Fig. 3.

Binding of CodY and ScoC to the dtpT regulatory region.

A. The sequence (5’ to 3’) of the coding (non-template) strand of the dtpT regulatory region. Coordinates are reported with respect to the transcription start point as deduced from the mutational analysis (see text). The 5’ nucleotide of the sequence presented corresponds to the first nucleotide of the dtpT insert within the dtpT279-lacZ fusions. The vertical arrow above the sequence indicates the 5’ nucleotide of the dtpT84-lacZ fusion at position −62. The vertical arrow below the sequence indicates the junction point, at position +22, between the dtpT and lacZ sequences. The likely translation initiation codon (ATG), −10 and −35 promoter regions, and transcription start point are in bold. The directions of transcription and translation are indicated by the horizontal arrows. The mutated nucleotides are shown in lowercase above the sequence. The sequences protected by ScoC in DNase I footprinting experiments on the template strand of DNA are underlined. The ScoC-binding motifs are italicized.
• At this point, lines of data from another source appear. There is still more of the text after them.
struct Engine {
  bool initialized = false;
  std::atomic<uint64_t> epoch{0};
  int device = 0;
  int blocks_per_cu = 0;
  bool raw64_coalesced = true;
  int wide_plane = -1;
  bool partition_stats_cache = true;
  bool partition_packed = true;
  bool plane_async = true;
  bool staged_h2d = true;
  long long exact_stats_docs = 64ll << 20;
  int flags = 0;
  bool use_dma = true;
  int value_plane = -1;
  int tile_steps = 0;
  bool double_buffer = false;
  bool direct_result = true;
  int fold_finalize = -1;
  int fold_one_counter = 1;
  bool poll_result = true;
  bool distinct_lds = true;
  bool collect = false;
  bool chunk_decode_host = false;
  bool percentile_lds = true;
  bool set_lds = true;
  bool lane_skip = true;
  bool batch_blocks_per_cu_forced = false;
  int batch_blocks_per_cu = 4;
  bool scan_raw = true;
  bool scan_raw_set = true;
  int scan_simple_valid = 1;
  int scan_simple_pipe = 1;
  int scan_simple_dma = 1;
  int dma_pair = 1;
  int dma_nt = -1;
  int dma_blocks_per_cu = 0;
  bool scan_simple = true;
  bool scan_sparse = true;
  bool lean_batch = true;
  bool partition_two_level = true;
  bool fsm_perm = true;
  int index_and_waves = 0;
  bool batch_index = true;
  bool index_gather = true;
  bool fsm_fused = true;
  bool fsm_stats = true;
  bool fsm_episodes = true;
  bool plan_cache = true;
  bool group_publish = true;
  bool batch_more = true;
  bool group_one_launch = true;
  bool batch_group = true;
  bool batch_hist = true;
  bool batch_launch = true;
  bool leap2 = true;
  int sparse_lanes = 32;
  bool plane_gcd = true;
  bool scan_private = true;
  bool group_private = true;
  int group_log_replicas = 3;
  bool group_pack = true;
  bool scan_typed_private = true;
  bool scan_narrow_single = true;
  bool scan_narrow = true;
  bool group_partition = true;
  long long partition_min_docs = 1ll << 22;
  unsigned long long group_table_bytes = 64ull << 30;
  int hist = -1;
  int hist_blocks = 0;
  bool hist_guard = false;
  int hist_bits = 0;
// ... 146 lines not shown
  mutable std::mutex doc_sets_mu;
  std::vector<std::shared_ptr<DocSet>> doc_sets;
};


struct FsmSide {
  const pg::fstats::Fsm* fsm = nullptr;
  uint32_t* bitmap[pg::kFsmInputs] = {};
  bool mapped[pg::kFsmInputs] = {};
  bool kernel_wrote = false;
  uint32_t* tables = nullptr;
  uint32_t* chunks = nullptr;
  unsigned long long* entries = nullptr;
  long long num_tiles = 0, num_chunks = 0;
  bool fused = false;
  bool prepared = false;
};
constexpr size_t kAndShardBytes = (size_t)pg::kAndCardinalityShards * 128;
constexpr size_t kFsmStageBytes = 64 + (1 + (size_t)fstats::kFsmMaxEpisodeStreams) * ((size_t)pg::kFsmStates << pg::kFsmInputs);

namespace {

B, C and D. Gel shift assay of protein binding to a radioactively labeled dtpT279p⁺ (B and C) or dtpT279p3 (D) PCR fragment, obtained with oligonucleotides oBB67 and oBB102. The proteins tested for binding were (B) CodY in the presence of 10 mM ILV or (C and D) ScoC. Protein concentrations (nM of monomer) are reported below each lane. The underlined concentrations indicate the apparent K_D for binding.

E and F. DNase I footprinting analysis of ScoC binding to the dtpT regulatory region. The dtpT279p⁺ (E) or dtpT279p3 (F) DNA fragment labeled on the template strand and used in panels B or D, respectively, was incubated with increasing amounts of purified ScoC and then treated with DNase I. See the legend to Fig. 1E for additional details.